핵심 개념
Decoupling the training of feature extraction layers and classification layers in overparameterized deep neural network architectures significantly improves model calibration while retaining accuracy.
초록
The paper presents two methods, Two-Stage Training (TST) and Variational Two-Stage Training (V-TST), to improve the calibration of overparameterized deep neural networks (DNNs) for image classification tasks.
Key highlights:
- Jointly training feature extraction layers (e.g., convolutional or attention layers) and classification layers (fully connected layers) in DNNs can lead to poorly calibrated models.

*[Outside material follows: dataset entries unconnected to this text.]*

# dart-icra/DART-Dual-Arm-Non-Prehensile-Manipulation

Hardware: AMD Instinct MI355X
Metric: MPC solves/sec (horizon N=20, batch=18 objects) at 1/2/4/8 GPUs; max |u−u_ref| (higher is better)
Workload: dtype f64

## Files before the change

dart-dual-arm-non-prehensile-manipulation_amd/csrc/dart_mpc_abi.hip:

```cpp
#include <hip/hip_runtime.h>

#include <cstdio>
#include <cstring>
#include <chrono>
#include <mutex>
#include <initializer_list>
#include <vector>
#include <string>

#include "dart_mpc.h"
#include "pmpc_ipm.h"
#include "pmpc_model.h"
#include "wave.h"
#include "rmpc_ipm.h"
#include "lmpc_ipm.h"
#include "lmpc_policy.h"
#include "lmpc_experience.h"
#include "lmpc_ppo.h"
#include "lmpc_train.h"
#include "arm_qp.h"
#include "loop_step.h"

#include <cmath>

// ... 151 lines not shown
        size_t cap;
        int xcd;
    };
    std::vector<RestoArea> resto;
    unsigned xcd_next = 0;
    char* loop_buf = nullptr;
    char* roll_buf = nullptr;
    size_t roll_cap = 0;
    float* action_buf = nullptr;
};

namespace {

int fail(dart_mpc_handle* h, int code, const char* what, hipError_t e = hipSuccess) {
    if (h) {
        char buf[256];
        if (e != hipSuccess) std::snprintf(buf, sizeof buf, "%s: %s", what, hipGetErrorString(e));
        else std::snprintf(buf, sizeof buf, "%s", what);
        h->err = buf;
    }
    return code;
}

#define HIPCHK(h, call, what)                                          \
    do {                                                               \
        hipError_t e_ = (call);                                        \
        if (e_ != hipSuccess) return fail((h), DART_MPC_EHIP, (what), e_); \
    } while (0)

int check_cfg(const dart_mpc_config* c) {
    if (!c) return 0;
    if (c->variant != DART_MPC_PMPC && c->variant != DART_MPC_RMPC && c->variant != DART_MPC_LMPC) return 0;
    if (c->N < 1 || c->N > 63) return 0;
    if (!(c->Ts > 0.0) || !(c->tol > 0.0) || !(c->gravity == c->gravity) || c->max_iter < 1 || c->B_max < 1) return 0;
    if (c->acceptable_iter < 0 || (c->acceptable_iter > 0 && !(c->acceptable_tol > 0.0))) return 0;
    if (c->max_soc < 0 || c->max_soc > 8) return 0;
    if (c->pmpc_path != 0 && c->pmpc_path != 1) return 0;
    if (!(c->constr_mult_init_max >= 0.0)) return 0;
    if (!(c->max_cpu_time >= 0.0) || c->max_cpu_time > 1e9) return 0;
    return 1;
}

void server_release(dart_mpc_handle* h) {
    auto& v = h->srv;
    if (v.mbox) (void)hipHostFree(v.mbox);
    if (v.stream) (void)hipStreamDestroy(v.stream);
    v = dart_mpc_handle::Server{};
}

void io_release(dart_mpc_handle* h) {
    auto& o = h->io;
    if (o.hin) (void)hipHostFree(o.hin);
    if (o.hout) (void)hipHostFree(o.hout);
    o = dart_mpc_handle::Io{};
}

hipError_t ensure_io(dart_mpc_handle* h) {
    auto& o = h->io;
    if (o.hin) return hipSuccess;
    const size_t nw = (size_t)dart_mpc_nw(h->cfg.N), Bm = (size_t)h->cfg.B_max;
    auto al = [](size_t n) { return (n + 255) & ~size_t(255); };
    o.off_ref = al(sizeof(double) * 6 * Bm); o.off_prm = 2 * o.off_ref; o.off_ww = 3 * o.off_ref;
    const size_t in_bytes = o.off_ww + al(sizeof(double) * nw * Bm);
    o.off_f = al(sizeof(double) * 2 * Bm); o.off_wo = o.off_f + al(sizeof(double) * Bm);
    o.off_st = o.off_wo + al(sizeof(double) * nw * Bm); o.off_it = o.off_st + al(sizeof(int32_t) * Bm);
    const size_t out_bytes = o.off_it + al(sizeof(int32_t) * Bm);
    const unsigned fl = hipHostMallocMapped | hipHostMallocCoherent;
// ... 2565 lines not shown
```

dart-dual-arm-non-prehensile-manipulation_amd/csrc/pmpc_ipm.hip:

```cpp
#if DART_WG == 2
#define dartmpc dartmpc_wg2
#endif
#include <hip/hip_runtime.h>
#include <stdint.h>
#include <stdlib.h>

#include "pmpc_ipm.h"
#include "pmpc_model.h"
#include "pmpc_resto.h"
#include "stamps.h"
#include "wave.h"
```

- TST first trains the DNN end-to-end using cross-entropy loss, then freezes the feature extraction layers and re-trains only the classification layers.
- V-TST further improves calibration by placing a Gaussian prior on the last hidden layer outputs and training the classification layers variationally using the evidence lower-bound (ELBO) objective.

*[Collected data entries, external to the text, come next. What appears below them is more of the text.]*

@@ -181,8 +181,8 @@
                 run_begin = e->keyed_begin; run_end = e->keyed_end;
             } else {
                 keys_only = pile && e->opt_pile_runs != 0 && !e->expect_pairwise && !e->opt_pile_check;
-                launch_cluster_keys(nd, cfg, cc, 0, nd.n, (uint32_t *) e->cl_keys[0].p, need_vals ? (uint32_t *) e->cl_vals[0].p : nullptr, (uint32_t *) e->cl_meta.p, e->cl_runs.p,
-                                    (uint8_t *) e->cl_nruns.p, s, !keys_only);
+                launch_cluster_keys(nd, cfg, cc, 0, nd.n, (uint32_t *) e->cl_keys[0].p, need_vals ? (uint32_t *) e->cl_vals[0].p : nullptr,
+                                    (keys_only && pp.uniform_len > 0) ? nullptr : (uint32_t *) e->cl_meta.p, e->cl_runs.p, (uint8_t *) e->cl_nruns.p, s, !keys_only);
                 if ((rc = alga_check_launch(e, "k_node_runs"))) return rc;
             }
             HIP_TRY(e, hipEventRecord(e->ev[EV_KEYS], s));
@@ -194,7 +194,7 @@
             const bool dir_late = pile && e->opt_pile_dir >= 1;
             e->dir_late = dir_late;
             if (!dir_late) {
-                HIP_TRY(e, launch_cluster_dir(nd, cc, (const uint32_t *) e->cl_keys[1].p, e->cl_dir.p, cnt + CNT_TOTAL + 1, nullptr, s));
+                HIP_TRY(e, launch_cluster_dir(nd, cc, (const uint32_t *) e->cl_keys[1].p, e->cl_dir.p, cnt + CNT_TOTAL + 1, nullptr, e->n_cu, s));
                 HIP_TRY(e, hipEventRecord(e->ev[EV_DIR], s));
             }
             e->pile_n = -1;
@@ -225,7 +225,7 @@
             if (dir_late) {
                 HIP_TRY(e, hipEventRecord(e->ev[EV_SAMPLE], s));
                 HIP_TRY(e, launch_cluster_dir(nd, cc, (const uint32_t *) e->cl_keys[1].p, e->cl_dir.p, cnt + CNT_TOTAL + 1,
-                                              e->pile_tab_index ? (const unsigned long long *) e->cl_pile_cnt.p : nullptr, s));
+                                              e->pile_tab_index ? (const unsigned long long *) e->cl_pile_cnt.p : nullptr, e->n_cu, s));
                 HIP_TRY(e, hipEventRecord(e->ev[EV_DIR], s));
             }
             HIP_TRY(e, launch_cluster_gather(nd, cc, pp.cluster_eq, (const uint32_t *) e->cl_keys[1].p, (const uint32_t *) e->cl_vals[1].p, (const uint32_t *) e->cl_meta.p,
diff --git a/alga_amd/csrc/prefsuf_cluster.hip b/alga_amd/csrc/prefsuf_cluster.hip
--- a/alga_amd/csrc/prefsuf_cluster.hip
+++ b/alga_amd/csrc/prefsuf_cluster.hip
@@ -8,7 +8,7 @@
 namespace alga {
 
 
-template <int TKW, bool WIDE, bool RUNS>
+template <int TKW, bool WIDE, bool RUNS, bool META = true>
 __global__ void __launch_bounds__(TK_ROWS) k_node_runs(NodesDev nd, PrefSufCfg cfg, ClusterCfg cc, int node_begin, int node_end,
                                                         uint32_t *__restrict__ keys, uint32_t *__restrict__ vals, uint32_t *__restrict__ meta,
                                                         uint2 *__restrict__ runs, uint8_t *__restrict__ nruns, const int32_t *__restrict__ id_list, const unsigned long long *__restrict__ id_count,
@@ -105,7 +105,7 @@
         key = tgt_sort_key(cluster_key(h, fs), pmin & 255u, fs);
         m = (pmin & 255u) | ((uint32_t) len << 8) | (is_src ? CL_META_FROM : 0u);
     }
-    if (in) { keys[i] = key; if (vals) vals[i] = (uint32_t) i; meta[i] = m; }
+    if (in) { keys[i] = key; if (vals) vals[i] = (uint32_t) i; if (META) meta[i] = m; }
     }
 }
 
@@ -144,9 +144,12 @@
                                                      const unsigned long long *__restrict__ pile_cnt ) {
     if (pile_cnt && pile_cnt_pure(pile_cnt)) return;
     __shared__ uint32_t sb[TD_TILE + TD_HALO + 1];
-    const uint64_t base = (uint64_t) blockIdx.x * TD_TILE;
     const uint32_t nb3 = n_buckets << 3;
     auto tagged = [&](uint64_t k) -> uint32_t { if (k >= n) return nb3; const uint32_t x = keys[k]; return x == 0xFFFFFFFFu ? nb3 : (x >> (shift - 3)) - (bucket_base << 3); };
+    const uint64_t n_tiles = (n + 1 + TD_TILE - 1) / TD_TILE;
+    for (uint64_t tile = blockIdx.x; tile < n_tiles; tile += gridDim.x) {
+    const uint64_t base = tile * TD_TILE;
+    if (tile != blockIdx.x) __syncthreads();
     for (int k = (int) threadIdx.x; k <= TD_TILE + TD_HALO; k += TD_TILE)
         sb[k] = (base == 0 && k == 0) ? 0xFFFFFFFFu : tagged(base + (uint64_t) k - 1u);
     __syncthreads();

- Experiments on CIFAR10, CIFAR100, and SVHN datasets show that TST and V-TST significantly improve calibration metrics like Expected Calibration Error (ECE) and Maximum Calibration Error (MCE) compared to the baseline DNN models, while maintaining similar accuracy.
- The improvements hold for both convolutional (Wide Residual Networks) and transformer-based (Vision Transformers) architectures.

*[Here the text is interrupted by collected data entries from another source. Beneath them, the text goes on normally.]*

Result: no change. 43.81 million target-points/s (median of 6 runs) (+0.8%).

```diff
diff --git a/npf_gwwaveform_amd/csrc/wgrad_kernel.hip b/npf_gwwaveform_amd/csrc/wgrad_kernel.hip
--- a/npf_gwwaveform_amd/csrc/wgrad_kernel.hip
+++ b/npf_gwwaveform_amd/csrc/wgrad_kernel.hip
@@ -646,7 +646,6 @@
     const char* src = (v < 2 ? dz_base + (size_t)t * Zf * 128 : a_base + (size_t)t * Af * 128) + off;
     return *(const f32x4*)src;
   };
-  const unsigned lds0 = (unsigned)(size_t)(__attribute__((address_space(3))) char*)lds;
   const unsigned st_lane = (unsigned)(pt_ld * kHRow + (8 * wave + q_ld) * 8);
   auto split_store1 = [&](const f32x4& x, int v, unsigned buf) {
     h16_u32x2 t[3];
@@ -661,11 +660,12 @@
       t[1][pr] = m;
       t[2][pr] = x6_cvt_pk(la, lb);
     }
-    const unsigned ad = lds0 + buf * kHBuf + (v >> 1) * 3 * kHTerm + st_lane + (v & 1) * 32;
-    asm volatile("ds_write_b64 %0, %1\n\tds_write_b64 %0, %2 offset:%4\n\tds_write_b64 %0, %3 offset:%5"
-                 :
-                 : "v"(ad), "v"(t[0]), "v"(t[1]), "v"(t[2]), "n"(kHTerm), "n"(2 * kHTerm)
-                 : "memory");
+    typedef __attribute__((address_space(3))) h16_u32x2 h16_lds_u32x2;
+    h16_lds_u32x2* ad = (h16_lds_u32x2*)((__attribute__((address_space(3))) char*)lds + buf * kHBuf + (v >> 1) * 3 * kHTerm +
+                                         st_lane + (v & 1) * 32);
+    ad[0] = t[0];
+    ad[kHTerm / 8] = t[1];
+    ad[2 * kHTerm / 8] = t[2];
   };
   const int gq = lane >> 4, q_rd = (lane >> 2) & 3, p_rd = lane & 3;
   const unsigned rd_lane = (unsigned)((8 * (gq >> 1) + q_rd) * kHRow + (16 * (gq & 1) + 4 * p_rd) * 2);
@@ -691,49 +691,62 @@
   f32x4 dbacc[2] = {f32x4{0.f, 0.f, 0.f, 0.f}, f32x4{0.f, 0.f, 0.f, 0.f}};
 
   f32x4 raw[4];
-  auto body = [&](long h) {
-    const unsigned buf = (unsigned)(h & 1);
+  Frag fA[2][3], fB[2][3], fb[2][3];
+  auto first_frags = [&](unsigned buf, Frag (&f)[2][3]) {
+#pragma unroll
+    for (int i = 0; i < 2; ++i)
+#pragma unroll
+      for (int t = 0; t < 3; ++t) frag(buf, 0, t, 64 * rg + 32 * i, f[i][t]);
+#pragma unroll
+    for (int t = 0; t < 3; ++t) frag(buf, 1, t, 128 * cp, fb[0][t]);
+  };
+  auto body = [&](long h, unsigned buf, Frag (&fa)[2][3], Frag (&fn)[2][3]) {
     const float live = h + 1 < n_half ? 1.f : 0.f;
     const long h2 = h + 2 < n_half ? h + 2 : (n_half > 0 ? n_half - 1 : 0);
-    Frag fa[2][3], fb[2][3];
-#pragma unroll
-    for (int i = 0; i < 2; ++i)
-#pragma unroll
-      for (int t = 0; t < 3; ++t) frag(buf, 0, t, 64 * rg + 32 * i, fa[i][t]);
-#pragma unroll
-    for (int t = 0; t < 3; ++t) frag(buf, 1, t, 128 * cp, fb[0][t]);
-#pragma unroll
-    for (int c = 0; c < 4; ++c) {
-      const int cb = c & 1;
-      if (c + 1 < 4) {
-#pragma unroll
-        for (int t = 0; t < 3; ++t) frag(buf, 1, t, 128 * cp + 32 * (c + 1), fb[cb ^ 1][t]);
-      }
 #define HMM(I, TA, TB) \
   acc[I][c] = __builtin_amdgcn_mfma_f32_32x32x16_bf16(op8(fa[I][TA]), op8(fb[cb][TB]), acc[I][c], 0, 0, 0)
-      HMM(0, 2, 0);
-      HMM(1, 2, 0);
-      HMM(0, 0, 2);
-      HMM(1, 0, 2);
-      HMM(0, 1, 1);
-      HMM(1, 1, 1);
-      HMM(0, 1, 0);
-      HMM(1, 1, 0);
-      HMM(0, 0, 1);
-      HMM(1, 0, 1);
-      HMM(0, 0, 0);
-      HMM(1, 0, 0);
-#undef HMM
-      if (c < 2) dbacc[c] += raw[c] * live;
-      split_store1(raw[c], c, buf ^ 1);
-      raw[c] = load_piece(h2, c);
+#define HMM12() \
+  HMM(0, 2, 0); HMM(1, 2, 0); HMM(0, 0, 2); HMM(1, 0, 2); HMM(0, 1, 1); HMM(1, 1, 1); \
+  HMM(0, 1, 0); HMM(1, 1, 0); HMM(0, 0, 1); HMM(1, 0, 1); HMM(0, 0, 0); HMM(1, 0, 0)
+#pragma unroll
+    for (int c = 0; c < 3; ++c) {
+      const int cb = c & 1;
+#pragma unroll
+      for (int t = 0; t < 3; ++t) frag(buf, 1, t, 128 * cp + 32 * (c + 1), fb[cb ^ 1][t]);
+      HMM12();
+      if (c == 0) {
+#pragma unroll
+        for (int v = 0; v < 2; ++v) {
+          dbacc[v] += raw[v] * live;
+          split_store1(raw[v], v, buf ^ 1);
+          raw[v] = load_piece(h2, v);
+        }
+      } else {
+        split_store1(raw[c + 1], c + 1, buf ^ 1);
+        raw[c + 1] = load_piece(h2, c + 1);
+      }
 #pragma unroll
       for (int q = 0; q < 12; ++q) {
         __builtin_amdgcn_sched_group_barrier(0x008, 1, 0);
-        __builtin_amdgcn_sched_group_barrier(0x002, 2, 0);
-      }
-    }
-    __syncthreads();
+        if (c == 0) __builtin_amdgcn_sched_group_barrier(0x002, 5, 0);
+        else __builtin_amdgcn_sched_group_barrier(0x002, 3, 0);
+      }
+    }
+    __builtin_amdgcn_sched_barrier(0);
+    asm volatile("s_waitcnt lgkmcnt(0)\n\ts_barrier" ::: "memory");
+    __builtin_amdgcn_sched_barrier(0);
+    {
+      constexpr int c = 3, cb = 1;
+      first_frags(buf ^ 1, fn);
+      HMM12();
+#pragma unroll
+      for (int q = 0; q < 9; ++q) {
+        __builtin_amdgcn_sched_group_barrier(0x008, 1, 0);
+        __builtin_amdgcn_sched_group_barrier(0x100, 2, 0);
+      }
+    }
+#undef HMM12
+#undef HMM
   };
 
   if (n_half > 0) {
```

- An ablation study suggests that the two-stage training approach, rather than just the modified architecture, is the key driver of the calibration improvements.
통계
"If a perfectly calibrated model assigns probability p of class C in A events, we would expect p of those A events to be class C."
"Over-parameterized models under cross-entropy training tend to be overconfident."
인용구
"Decoupling the training of feature extraction layers and classification layers in over-parametrized DNN architectures such as Wide Residual Networks (WRN) and Visual Transformers (ViT) significantly improves model calibration whilst retaining accuracy, and at a low training cost."
"Placing a Gaussian prior on the last hidden layer outputs of a DNN, and training the model variationally in the classification training stage, even further improves calibration."